# Regulador DC con Mosfet



## lsedr (May 2, 2011)

Saludos

Me intereza regular el voltaje de mi transformador a Mosfet, usando como 3 mosfet que den 30A cada uno..

el transformador tiene 15 V AC en la salida


----------



## pandacba (May 3, 2011)

y de que potencia es tu transformador? o que corriente entrega? cual es el uso que le daras? cual es el voltaje a regular?

esta muy incompleto tu post, e incluso puede haber ya información en el foro, utilzaste el buscador?


----------



## lsedr (May 5, 2011)

buena potencia, con esa daria mas de 40 a


----------



## pandacba (May 6, 2011)

Debes poner el valor de corriente que entrega el transformador ese es el que necesito


----------



## lsedr (May 6, 2011)

en la salida tiene 25 V DC con 50 A


----------



## zopilote (May 6, 2011)

La regulacion de voltaje por dispositivos mosfet son bien escasos, te envio los pocos que tengo, no son de 40a, pero son basicos desde 5A a 20A , lo que si he visto es el Ps40(switchig), pero tu tranformador es normal, los circuitos no los probe.


----------



## lsedr (May 6, 2011)

a ver que puedo hacer


----------



## crimson (May 7, 2011)

Hola  Isedr, acá te mando el artículo de la fuente con regulador MOSFET. Se pueden poner un montón en paralelo sin problemas. Saludos C


----------



## lsedr (May 7, 2011)

crimson dijo:


> Hola  Isedr, acá te mando el artículo de la fuente con regulador MOSFET. Se pueden poner un montón en paralelo sin problemas. Saludos C




Los 34 v son DC ???? 
o sea, se conecta despues del rectificador y el condensador de filtrado del trafo a las patas del 723 ??

Que tal si uso los mosfet IRF540N o IRFZ44N   ??

Cual es la funcion del SCR ??

Aqui no consigo esas resistencias metalicas que llevan los mosfet, se pueden colocar resistencias normales ???

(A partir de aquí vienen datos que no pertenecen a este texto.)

template <int NET>
__global__ void __launch_bounds__(BWD_GROUPS * MLP_TILE, 1) field_bwd_kernel(TrainArgs a) {
  extern __shared__ __align__(1024) uint8_t smem_raw[];
  uint8_t* smem = reinterpret_cast<uint8_t*>((reinterpret_cast<uintptr_t>(smem_raw) + 1023) & ~(uintptr_t)1023);
  const CednerfMlpDesc& d = net_desc<NET>(a.d);
  const int n_groups = blockDim.x / MLP_TILE;
  const int tid = threadIdx.x, warp = tid >> 5, lane = tid & 31, group = tid / MLP_TILE, gtid = tid % MLP_TILE;
  uint8_t* wsm = smem;
  uint8_t* gsm = smem + ((d.image_bytes + 1023) & ~1023) + (size_t)group * BWD_GROUP_SMEM;
  uint8_t* gbuf = gsm;
  uint8_t* ibuf[2] = {gsm + MLP_TILE_BYTES, gsm + 2 * MLP_TILE_BYTES};
  __shared__ uint64_t bars[BWD_GROUPS];
  __shared__ uint32_t tmem_base_s;
  uint64_t* bar = &bars[group];
  const int64_t n = a.n, nl = live_count(a);
  const SavedLayout sl = saved_layout(a.d, n);
  const BwdWorkLayout wl = bwd_layout(a.d, n);
  const uint8_t* image = a.img[NET - 1];
  const uint8_t* hidden = a.saved + (NET == 1 ? sl.h1 : (NET == 2 ? sl.h2 : (NET == 3 ? sl.h3 : sl.h4)));
  __shared__ uint64_t lbars[BWD_GROUPS];
  uint64_t* lbar = &lbars[group];
  uint32_t lphase = 0;
  auto fetch_tile = [&](uint8_t* dst, int layer, int64_t tile_idx) {
    if (gtid == 0) {
      asm volatile("mbarrier.arrive.expect_tx.shared::cta.b64 _, [%0], %1;" ::"r"(smem_u32(lbar)), "r"((uint32_t)MLP_TILE_BYTES)
                   : "memory");
      asm volatile("cp.async.bulk.shared::cluster.global.mbarrier::complete_tx::bytes [%0], [%1], %2, [%3];" ::"r"(smem_u32(dst)),
                   "l"(hidden + ((int64_t)layer * sl.tiles + tile_idx) * MLP_TILE_BYTES), "r"((uint32_t)MLP_TILE_BYTES),
                   "r"(smem_u32(lbar))
                   : "memory");
    }
  };
  auto await_tile = [&]() {
    mbar_wait(lbar, lphase);
    lphase ^= 1;
  };
  float* d_params = a.d_params[NET - 1];
  const int L = d.n_layers;
  for (int q = tid; q < d.image_bytes / 16; q += blockDim.x)
    reinterpret_cast<uint4*>(wsm)[q] = __ldg(reinterpret_cast<const uint4*>(image) + q);
  if (warp == 0) tmem_alloc(&tmem_base_s, a.tmem_cols);
  if (gtid == 0) {
    mbar_init(bar, 1);
    mbar_init(lbar, 1);
  }
  if (tid == 0) fence_barrier_init();
  fence_proxy_async();
  tc_fence_before();
  __syncthreads();
  if (gtid == 0) fence_barrier_init();
  tc_fence_after();
  const uint32_t tmem_base = tmem_base_s;
  const uint32_t tmem_grp = tmem_base + 64u * (uint32_t)group;
  const uint32_t tmem_warp = tmem_grp + ((uint32_t)((warp & 3) * 32) << 16);
  const uint32_t wg_base = tmem_base + 64u * (uint32_t)n_groups;
  const uint32_t wg_warp = wg_base + ((uint32_t)((warp & 3) * 32) << 16);
  if (group == 0) {
    for (int cb = 0; cb < 4 * ((L + 1) / 2); ++cb) tmem_st16_fill(wg_warp + cb * 16, 0u);
    tmem_st_wait();
  }
  tc_fence_before();
  __syncthreads();
  tc_fence_after();
  uint32_t phase = 0;
  const int64_t n_tiles = (nl + MLP_TILE - 1) / MLP_TILE;
  const bool want_dx = NET != 1;

  auto flush_wgrad = [&](bool rezero) {
    if (group == 0) {
      for (int l = 0; l < L; ++l) {
        const int K_in = d.dim_in[l], N_out = d.dim_out[l];
        const int half = l & 1;
        const int m = warp * 16 + (lane & 15);
        for (int cb = 0; cb < K_in / 16; ++cb) {
          uint32_t r[16];
          tmem_ld16(wg_warp + 64u * (uint32_t)(l >> 1) + cb * 16, r);
          tmem_ld_wait();
          if ((lane >> 4) == half && m < N_out) {
            float* dst = d_params + d.param_off[l] + m * K_in + cb * 16;
#pragma unroll
            for (int j = 0; j < 16; ++j) atomicAdd(dst + j, __uint_as_float(r[j]));
          }
        }
      }
      if (rezero) {
        for (int cb = 0; cb < 4 * ((L + 1) / 2); ++cb) tmem_st16_fill(wg_warp + cb * 16, 0u);
        tmem_st_wait();
      }
      tc_fence_before();
    }
  };
  const int64_t stride = (int64_t)gridDim.x * n_groups;
  const int64_t first = blockIdx.x + (int64_t)gridDim.x * group;
  const int64_t n_iter = (n_tiles - blockIdx.x + stride - 1) / stride;
  for (int64_t it = 0; it < n_iter; ++it) {
    const int64_t tile = first + it * stride;
    if (a.flush_tiles > 0 && it > 0 && (it % a.flush_tiles) == 0) {
      tc_fence_before();
      __syncthreads();
      tc_fence_after();
      flush_wgrad(true);
      __syncthreads();
      tc_fence_after();
    }
    if (tile >= n_tiles) continue;
    const int64_t row0 = tile * MLP_TILE;
    const int rows_valid = (int)((nl - row0) < MLP_TILE ? (nl - row0) : MLP_TILE);
    const int64_t s = row0 + gtid;
    const bool ok = gtid < rows_valid;
    if (L > 1) fetch_tile(ibuf[0], L - 2, tile);
    else make_input<NET>(a, sl, ibuf[0], gtid, s, ok);
    make_dout<NET>(a, sl, wl, gbuf, gtid, s, ok);
    if (L > 1) await_tile();
    fence_proxy_async();
    tc_fence_before();
    group_sync(group);
    int cur = 0;
    for (int l = L - 1; l >= 0; --l) {
      const int K_in = d.dim_in[l], N_out = d.dim_out[l];
      const bool need_dgrad = (l > 0) || want_dx;
      if (gtid == 0) {
        tc_fence_after();
        {
          const uint64_t ad = make_desc(smem_u32(gbuf), 64, 64);
          const uint64_t bd = make_desc(smem_u32(ibuf[cur]), 64, 64);
          const uint32_t id = make_idesc(64, K_in, 1, 1);
          const uint32_t acc = wg_base + 64u * (uint32_t)(l >> 1) + ((uint32_t)((l & 1) * 16) << 16);
          for (int k = 0; k < MLP_TILE / 16; ++k) umma(acc, ad + 128 * k, bd + 128 * k, id, 1u);
        }
        if (need_dgrad) {
          const uint64_t ad = make_desc(smem_u32(gbuf), 1, 64);
          const uint64_t bd = make_desc(smem_u32(wsm + d.image_off[l]), 64, 64);
          const uint32_t id = make_idesc(128, K_in, 0, 1);
          for (int k = 0; k < N_out / 16; ++k) umma(tmem_grp, ad + 2 * k, bd + 128 * k, id, k > 0);
        }
        umma_commit(bar);
      }
      if (l > 0) {
        if (l > 1) fetch_tile(ibuf[cur ^ 1], l - 2, tile);
        else make_input<NET>(a, sl, ibuf[cur ^ 1], gtid, s, ok);
      }
      if ((gtid >> 5) == 0) {
        mbar_wait(bar, phase);
        tc_fence_after();
        tc_fence_before();
      }
      group_sync(group);
      phase ^= 1;
      tc_fence_after();
      if (l > 0) {
        const uint8_t* act = ibuf[cur];
#pragma unroll
        for (int cb = 0; cb < 4; ++cb) {
          uint32_t r[16];
          tmem_ld16(tmem_warp + cb * 16, r);
          tmem_ld_wait();
          const uint4 m0 = *reinterpret_cast<const uint4*>(act + swz(gtid, 2 * cb));
          const uint4 m1 = *reinterpret_cast<const uint4*>(act + swz(gtid, 2 * cb + 1));
          const uint32_t mw[8] = {m0.x, m0.y, m0.z, m0.w, m1.x, m1.y, m1.z, m1.w};
          uint32_t p[8];
#pragma unroll
          for (int j = 0; j < 8; ++j) {
            const unsigned keep = __hgt2_mask(*reinterpret_cast<const __half2*>(&mw[j]), __float2half2_rn(0.f));
            p[j] = pack_h2(__uint_as_float(r[2 * j]), __uint_as_float(r[2 * j + 1])) & keep;
          }
          *reinterpret_cast<uint4*>(gbuf + swz(gtid, 2 * cb)) = make_uint4(p[0], p[1], p[2], p[3]);
          *reinterpret_cast<uint4*>(gbuf + swz(gtid, 2 * cb + 1)) = make_uint4(p[4], p[5], p[6], p[7]);
        }
      } else if (want_dx) {
        if constexpr (NET == 3) {
          uint32_t r0[16], r1[16];
          tmem_ld16(tmem_warp, r0);
          tmem_ld16(tmem_warp + 16, r1);
          tmem_ld_wait();
          if (ok) {
            float v[16];
            v[0] = 0.f;
#pragma unroll
            for (int j = 1; j <= 12; ++j) v[j] = __uint_as_float(r0[3 + j]);
#pragma unroll
            for (int j = 13; j <= 15; ++j) v[j] = __uint_as_float(r1[j - 13]);
            uint4* dst = reinterpret_cast<uint4*>(a.work + wl.d_o2 + s * 32);
            dst[0] = make_uint4(pack_h2(v[0], v[1]), pack_h2(v[2], v[3]), pack_h2(v[4], v[5]), pack_h2(v[6], v[7]));
            dst[1] = make_uint4(pack_h2(v[8], v[9]), pack_h2(v[10], v[11]), pack_h2(v[12], v[13]), pack_h2(v[14], v[15]));
          }
        } else {
          uint8_t* out = a.work + (NET == 2 ? wl.d_in2 + s * K_in * 2 : wl.d_in4 + s * 64);
          for (int cb = 0; cb < K_in / 16; ++cb) {
            uint32_t r[16];
            tmem_ld16(tmem_warp + cb * 16, r);
            tmem_ld_wait();
            if (ok) {
              uint32_t p[8];
#pragma unroll
              for (int j = 0; j < 8; ++j) p[j] = pack_h2(__uint_as_float(r[2 * j]), __uint_as_float(r[2 * j + 1]));
              if constexpr (NET == 2) {
                if (a.d.f4.n_layers > 0 && a.d_latent && cb < 2) {
                  uint32_t dw[8];
                  predictor_dout(a, sl, s, cb, dw);
#pragma unroll
                  for (int j = 0; j < 8; ++j) {
                    const __half2 q = __hsub2(*reinterpret_cast<const __half2*>(&p[j]), *reinterpret_cast<const __half2*>(&dw[j]));
                    p[j] = *reinterpret_cast<const uint32_t*>(&q);
                  }
                }
                uint32_t* lm = reinterpret_cast<uint32_t*>(a.work + wl.dy_lm);
#pragma unroll
                for (int j = 0; j < 8; ++j)
                  if (8 * cb + j < a.d.levels.n_levels) lm[(int64_t)(8 * cb + j) * n + s] = p[j];
              } else {
                reinterpret_cast<uint4*>(out)[2 * cb] = make_uint4(p[0], p[1], p[2], p[3]);
                reinterpret_cast<uint4*>(out)[2 * cb + 1] = make_uint4(p[4], p[5], p[6], p[7]);
              }
            }
          }
        }
      }
      if (l > 1) await_tile();
      fence_proxy_async();
      tc_fence_before();
      group_sync(group);
      cur ^= 1;
    }
  }
  tc_fence_before();
  __syncthreads();
  tc_fence_after();
  flush_wgrad(false);
  __syncthreads();
  if (warp == 0) tmem_dealloc(tmem_base, a.tmem_cols);
}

jejej gracias crimson por tu ayuda


----------



## crimson (May 7, 2011)

Hola Isedr, el tema es así, el 723 se alimenta con más tensión (34V está casi al límite de lo que soporta) porque el MOSFET necesita más tensión en gate para poder regular que el transistor bipolar. Es, por supuesto, corriente continua. El tiristor es el *crowbar* que es un protector de sobretensión, si se pincha algún transistor regulador, toda la tensión va al dispositivo que está conectado a la fuente, pudiendo estropearlo. Para esto hay un tiristor conectado a la salida, con un zener en su gatillo. Si en lugar de haber 12V, por ejemplo, la tensión sube a más de 15V, es que hay un transistor en corto, el exceso de tensión pasa por el zener y dispara el tiristor, que se pone en corto protegiendo el equipo.
No hay problema en usar IRFZ44N o resistencias comunes que no sean metal - film. Saludos C


----------



## lsedr (May 8, 2011)

Saludos c Crimson

entonces cual podria ser el SCR a utilizar en este circuito ?
73's


----------



## crimson (May 9, 2011)

Hola Isedr, yo he usado, en vez de tiristores, un triac tipo BT40-600, que acá cuesta un poco menos de u$s4 y aguanta bien la paliza. No sé por qué los *tiristores* (para Corriente Continua) salen más del doble. Saludos C


----------



## lsedr (May 9, 2011)

crimson dijo:


> Hola Isedr, yo he usado, en vez de tiristores, un triac tipo BT40-600, que acá cuesta un poco menos de u$s4 y aguanta bien la paliza. No sé por qué los *tiristores* (para Corriente Continua) salen más del doble. Saludos C




Ok. pero los Triacs, Diacs y SCR forman la familia de los Tiristores.... o me equivoco ??

http://www.inele.ufro.cl/bmonteci/semic/applets/pag_fam_tiristores/familia_tiristores.htm
hace mucho tiempo que no uso estas piezas. 


saludos c crimson, 73´s


----------



## lsedr (May 10, 2011)

alguien podria ayudarme con el PCB del diagrama ??


----------



## crimson (May 11, 2011)

Hola Isedr, yo te recomiendo la frecuencia de 28,5MHz, porque estás cerca de la Banda Ciudadana y de los 10M de radioaficionados. De 30 a 32 no hay nada. Te dejo un dibujo con algunas ideas de antenas. 
Lo del ruido en el equipo lo tenés que ver anulando etapas, por ejemplo: separás la etapa de potencia a ver qué pasa, luego el preamnplificador, luego el modulador balanceado, así hasta que deja de hacer ruido, entonces es en la última etapa que desconectaste que está el problema. Saludos C


----------



## lsedr (May 11, 2011)

crimson dijo:


> Hola Isedr, yo te recomiendo la frecuencia de 28,5MHz, porque estás cerca de la Banda Ciudadana y de los 10M de radioaficionados. De 30 a 32 no hay nada. Te dejo un dibujo con algunas ideas de antenas.
> Lo del ruido en el equipo lo tenés que ver anulando etapas, por ejemplo: separás la etapa de potencia a ver qué pasa, luego el preamnplificador, luego el modulador balanceado, así hasta que deja de hacer ruido, entonces es en la última etapa que desconectaste que está el problema. Saludos C



gracias por la inf crimson


----------